#define DS_WINO_I(n) std::integral_constant<int, (n)>{}
#define DS_WINO_EACH4(F) F(0) F(1) F(2) F(3)
#define DS_WINO_EACH16(F, b) F((b) + 0) F((b) + 1) F((b) + 2) F((b) + 3) F((b) + 4) F((b) + 5) F((b) + 6) F((b) + 7)                \
                             F((b) + 8) F((b) + 9) F((b) + 10) F((b) + 11) F((b) + 12) F((b) + 13) F((b) + 14) F((b) + 15)

    halo_src(0);
#define DS_WINO_F(j) halo_load1(DS_WINO_I(j));
    DS_WINO_EACH4(DS_WINO_F)
#undef DS_WINO_F
    coef_load1(0, DS_WINO_I(0)); coef_load1(0, DS_WINO_I(1)); coef_load1(0, DS_WINO_I(2));
    DS_RACE_SKEW(wave);
#define DS_WINO_F(i) u_dma1(u_src, Us, DS_WINO_I(i)); u_dma1(u_src, Us, DS_WINO_I((i) + 4));
    DS_WINO_EACH4(DS_WINO_F)
#undef DS_WINO_F
    DS_RACE_SKEW(wave);
#define DS_WINO_F(c) halo_chain(DS_WINO_I(c), DS_WINO_I(0)); halo_chain(DS_WINO_I(c), DS_WINO_I(1)); halo_chain(DS_WINO_I(c), DS_WINO_I(2));
    DS_WINO_EACH16(DS_WINO_F, 0)
#undef DS_WINO_F
    {
        const int s1 = min(1, nslabs - 1);
        halo_src(s1);
#define DS_WINO_F(j) halo_load1(DS_WINO_I(j));
        DS_WINO_EACH4(DS_WINO_F)
#undef DS_WINO_F
        coef_load1(s1, DS_WINO_I(0)); coef_load1(s1, DS_WINO_I(1)); coef_load1(s1, DS_WINO_I(2));
    }
    DS_WINO_WAIT_VM0();
    __syncthreads();

    f32x4 fa[2][4], fb[2][4];
    int s = 0;
    do {
        const float* ub = Us + (s & 1) * WINO_IMG;
        transform();
        __syncthreads();
        const int s1 = min(s + 1, nslabs - 1), s2 = min(s + 2, nslabs - 1);
        const float* un = u_src + (size_t)s1 * WINO_IMG;
        float* ubn = Us + ((s + 1) & 1) * WINO_IMG;
        if constexpr (kHalo) halo_src(s2);
        auto frag_read = [&](auto G, auto I) {
            constexpr int g = decltype(G)::value, i = decltype(I)::value;
            if constexpr (i < 4) fa[g & 1][i] = *reinterpret_cast<const f32x4*>(Vs + (g * 4 + i) * WINO_POS + a_off);
            else fb[g & 1][i - 4] = *reinterpret_cast<const f32x4*>(ub + (g * 4 + i - 4) * WINO_POS + b_off);
        };
        if constexpr (kHalo) {
            DS_RACE_SKEW(wave);
#define DS_WINO_F(c) halo_chain(DS_WINO_I(c), DS_WINO_I(0)); halo_chain(DS_WINO_I(c), DS_WINO_I(1)); halo_chain(DS_WINO_I(c), DS_WINO_I(2));
            DS_WINO_EACH16(DS_WINO_F, 0)
#undef DS_WINO_F
        }
        auto fill = [&](auto K) {
            constexpr int k = decltype(K)::value, g = k >> 4;
            if constexpr (k < 8) {
                if constexpr (kDma) {
                    if constexpr (k == 0) DS_RACE_SKEW(wave);
                    u_dma1(un, ubn, DS_WINO_I(k));
                }
            } else if constexpr (k < 12) {
                if constexpr (kHalo) halo_load1(DS_WINO_I(k - 8));
            } else if constexpr (k < 15) {
                if constexpr (kHalo) coef_load1(s2, DS_WINO_I(k - 12));
            }
            constexpr int fr = g == 0 ? 8 : g == 1 ? 20 : g == 2 ? 32 : 64;
            if constexpr (k >= fr && k < fr + 8) frag_read(DS_WINO_I(g + 1), DS_WINO_I(k - fr));
        };
#define DS_WINO_STEP(k)                                                                                                                \
        acc[((k) >> 4) * 4 + ((k) & 3)] = __builtin_amdgcn_mfma_f32_32x32x2f32(fa[((k) >> 4) & 1][(k) & 3][((k) >> 2) & 3],            \
                                                                               fb[((k) >> 4) & 1][(k) & 3][((k) >> 2) & 3],            \
                                                                               acc[((k) >> 4) * 4 + ((k) & 3)], 0, 0, 0);              \
        fill(DS_WINO_I(k));                                                                                                            \
        __builtin_amdgcn_sched_barrier(0);
#define DS_WINO_F(i) frag_read(DS_WINO_I(0), DS_WINO_I(i)); frag_read(DS_WINO_I(0), DS_WINO_I((i) + 4));
        DS_WINO_EACH4(DS_WINO_F)
#undef DS_WINO_F
        __builtin_amdgcn_sched_barrier(0);
        DS_WINO_EACH16(DS_WINO_STEP, 0)
        DS_WINO_EACH16(DS_WINO_STEP, 16)
        DS_WINO_EACH16(DS_WINO_STEP, 32)
        DS_WINO_EACH16(DS_WINO_STEP, 48)
#undef DS_WINO_STEP
        DS_WINO_WAIT_VM0();
        __syncthreads();
    } while (++s < nslabs);
#undef DS_WINO_EACH16
#undef DS_WINO_EACH4
#undef DS_WINO_I

    if constexpr ((VAR & WV_NO_EPI) != 0) {
#pragma unroll
        for (int q = 0; q < 16; ++q) asm volatile("" :: "v"(acc[q]));
        return;
    }

    f32x16 Y[4];
#pragma unroll
    for (int a = 0; a < 2; ++a) {
        f32x16 t[4];
#pragma unroll
        for (int j = 0; j < 4; ++j) t[j] = a == 0 ? acc[j] + acc[4 + j] + acc[8 + j] : acc[4 + j] - acc[8 + j] - acc[12 + j];
        Y[a * 2 + 0] = t[0] + t[1] + t[2];
        Y[a * 2 + 1] = t[1] - t[2] - t[3];
    }

    const int nextra = (p.ec0 + p.ec1) / 32;
    if (nextra > 0) {
        const float* wsk = p.b + (size_t)p.ntiles * nslabs * WINO_IMG + (size_t)nt * nextra * 2048 + tid * 4;
        const int e_chunk = tid & 7;
        int e_lds[8];
#pragma unroll
        for (int j = 0; j < 8; ++j) {
            const int lp = (tid >> 3) + 32 * j;
            const int yl = lp / p.W, x = lp - yl * p.W;
            const int ph = (yl & 1) * 2 + (x & 1), t = (yl >> 1) * Wt + (x >> 1);
            e_lds[j] = (((ph * 4 + (e_chunk >> 1)) * 2 + (e_chunk & 1)) * 64 + t) * 4;
        }
        f32x4 ereg[8];
        auto e_load = [&](int es) {
            const int c = es * 32;
            const bool first = c < p.ec0;
            const float* src = (first ? p.e0 + c : p.e1 + (c - p.ec0)) + e_chunk * 4;
            const int ld = first ? p.elda0 : p.elda1;
#pragma unroll
            for (int j = 0; j < 8; ++j) ereg[j] = *reinterpret_cast<const f32x4*>(src + (size_t)(m0 + (tid >> 3) + 32 * j) * ld);
        };
        auto w_dma = [&](int es, int buf) {
            DS_RACE_SKEW(wave);
#pragma unroll
            for (int i = 0; i < 2; ++i) {
                float* dst = Us + buf * WINO_IMG + (i * 256 + wave * 64) * 4;
                typedef const __attribute__((address_space(1))) void* gptr_t;
                typedef __attribute__((address_space(3))) void* lptr_t;
                __builtin_amdgcn_global_load_lds((gptr_t)(wsk + (size_t)es * 2048 + i * 1024), (lptr_t)(dst), 16, 0, 0);
            }
        };
        e_load(0);
        w_dma(0, 0);
        for (int es = 0; es < nextra; ++es) {
            DS_RACE_SKEW(wave);
#pragma unroll
            for (int j = 0; j < 8; ++j) *reinterpret_cast<f32x4*>(Vs + e_lds[j]) = ereg[j];
            DS_WINO_WAIT_VM0();
            __syncthreads();
            if (es + 1 < nextra) { e_load(es + 1); w_dma(es + 1, (es + 1) & 1); }
            const float* wb = Us + (es & 1) * WINO_IMG;
#pragma unroll
            for (int g = 0; g < 4; ++g) {
                f32x4 fa[4];
                const f32x4 fb = *reinterpret_cast<const f32x4*>(wb + g * WINO_POS + b_off);
#pragma unroll
                for (int ph = 0; ph < 4; ++ph) fa[ph] = *reinterpret_cast<const f32x4*>(Vs + (ph * 4 + g) * WINO_POS + a_off);
#pragma unroll
                for (int r = 0; r < 4; ++r)
#pragma unroll
                    for (int ph = 0; ph < 4; ++ph) Y[ph] = __builtin_amdgcn_mfma_f32_32x32x2f32(fa[ph][r], fb[r], Y[ph], 0, 0, 0);
            }
            __syncthreads();
        }
    }

    float* stage = smem + wave * 32 * WINO_EPI_LD;
    const int c4 = (lane & 7) * 4;
    const int col = n0 + wc * 32 + c4;
    f32x4 cb = {0.f, 0.f, 0.f, 0.f}, cvu = {0.f, 0.f, 0.f, 0.f};
    if (p.colbias) cb = *reinterpret_cast<const f32x4*>(p.colbias + col);
    if (p.cbias) cvu = *reinterpret_cast<const f32x4*>(p.cbias + (size_t)(p.cbias_bcast ? 0 : img0) * p.cbias_ld + col);
    const float acc_scale = __builtin_bit_cast(float, __builtin_amdgcn_readfirstlane(__builtin_bit_cast(int, p.acc_scale)));
    const float scale = __builtin_bit_cast(float, __builtin_amdgcn_readfirstlane(__builtin_bit_cast(int, p.scale)));
    int e_row[4];
#pragma unroll
    for (int pass = 0; pass < 4; ++pass) {
        const int tl = wr * 32 + pass * 8 + (lane >> 3);
        const int ty = tl / Wt, tx = tl - ty * Wt;
        e_row[pass] = m0 + 2 * ty * p.W + 2 * tx;
    }
#pragma unroll
    for (int a = 0; a < 2; ++a) {
        f32x4 st_s = {0.f, 0.f, 0.f, 0.f}, st_q = {0.f, 0.f, 0.f, 0.f};
#pragma unroll
        for (int b = 0; b < 2; ++b) {
            const f32x16 y = Y[a * 2 + b];
            f32x4 rv[4];
            if (p.res) {
#pragma unroll
                for (int pass = 0; pass < 4; ++pass)
                    rv[pass] = __builtin_nontemporal_load(reinterpret_cast<const f32x4*>(p.res + (size_t)(e_row[pass] + a * p.W + b) * p.res_ld + col));
            }
#pragma unroll
            for (int r = 0; r < 16; ++r) stage[((r & 3) + 8 * (r >> 2) + 4 * (lane >> 5)) * WINO_EPI_LD + (lane & 31)] = y[r];
#pragma unroll
            for (int pass = 0; pass < 4; ++pass) {
                f32x4 v = *reinterpret_cast<const f32x4*>(stage + (pass * 8 + (lane >> 3)) * WINO_EPI_LD + c4);
                v *= acc_scale;
                v += cb;
                if (p.cbias) v += cvu;
                if (p.res) v += rv[pass];
                v *= scale;
                if (p.act == DS_ACT_SILU) {
#pragma unroll
                    for (int q = 0; q < 4; ++q) v[q] = ds_silu(v[q]);
                }
                __builtin_nontemporal_store(v, reinterpret_cast<f32x4*>(p.out + (size_t)(e_row[pass] + a * p.W + b) * p.ldo + col));
                st_s += v; st_q += v * v;
            }
        }
        if (p.stats) {
#pragma unroll
            for (int q = 0; q < 4; ++q) {
                st_s[q] += __shfl_xor(st_s[q], 8); st_s[q] += __shfl_xor(st_s[q], 16); st_s[q] += __shfl_xor(st_s[q], 32);
                st_q[q] += __shfl_xor(st_q[q], 8); st_q[q] += __shfl_xor(st_q[q], 16); st_q[q] += __shfl_xor(st_q[q], 32);
            }
            if (lane < 8) {
                float* sp = p.stats + (size_t)((m0 >> 6) + wr * 2 + a) * 2 * p.N + col;
                *reinterpret_cast<f32x4*>(sp) = st_s;
                *reinterpret_cast<f32x4*>(sp + p.N) = st_q;
            }
        }
    }
}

________________

WHAT NEEDS TO BE DONE: Go through the records from the first line and copy each one exactly, ending after the line that contains "if constexpr (kHalo) halo_src(s2);". Give nothing else.

SOLUTION:
#define DS_WINO_I(n) std::integral_constant<int, (n)>{}
#define DS_WINO_EACH4(F) F(0) F(1) F(2) F(3)
#define DS_WINO_EACH16(F, b) F((b) + 0) F((b) + 1) F((b) + 2) F((b) + 3) F((b) + 4) F((b) + 5) F((b) + 6) F((b) + 7)                \
                             F((b) + 8) F((b) + 9) F((b) + 10) F((b) + 11) F((b) + 12) F((b) + 13) F((b) + 14) F((b) + 15)

    halo_src(0);
#define DS_WINO_F(j) halo_load1(DS_WINO_I(j));
    DS_WINO_EACH4(DS_WINO_F)
#undef DS_WINO_F
    coef_load1(0, DS_WINO_I(0)); coef_load1(0, DS_WINO_I(1)); coef_load1(0, DS_WINO_I(2));
    DS_RACE_SKEW(wave);
#define DS_WINO_F(i) u_dma1(u_src, Us, DS_WINO_I(i)); u_dma1(u_src, Us, DS_WINO_I((i) + 4));
    DS_WINO_EACH4(DS_WINO_F)
#undef DS_WINO_F
    DS_RACE_SKEW(wave);
#define DS_WINO_F(c) halo_chain(DS_WINO_I(c), DS_WINO_I(0)); halo_chain(DS_WINO_I(c), DS_WINO_I(1)); halo_chain(DS_WINO_I(c), DS_WINO_I(2));
    DS_WINO_EACH16(DS_WINO_F, 0)
#undef DS_WINO_F
    {
        const int s1 = min(1, nslabs - 1);
        halo_src(s1);
#define DS_WINO_F(j) halo_load1(DS_WINO_I(j));
        DS_WINO_EACH4(DS_WINO_F)
#undef DS_WINO_F
        coef_load1(s1, DS_WINO_I(0)); coef_load1(s1, DS_WINO_I(1)); coef_load1(s1, DS_WINO_I(2));
    }
    DS_WINO_WAIT_VM0();
    __syncthreads();

    f32x4 fa[2][4], fb[2][4];
    int s = 0;
    do {
        const float* ub = Us + (s & 1) * WINO_IMG;
        transform();
        __syncthreads();
        const int s1 = min(s + 1, nslabs - 1), s2 = min(s + 2, nslabs - 1);
        const float* un = u_src + (size_t)s1 * WINO_IMG;
        float* ubn = Us + ((s + 1) & 1) * WINO_IMG;
        if constexpr (kHalo) halo_src(s2);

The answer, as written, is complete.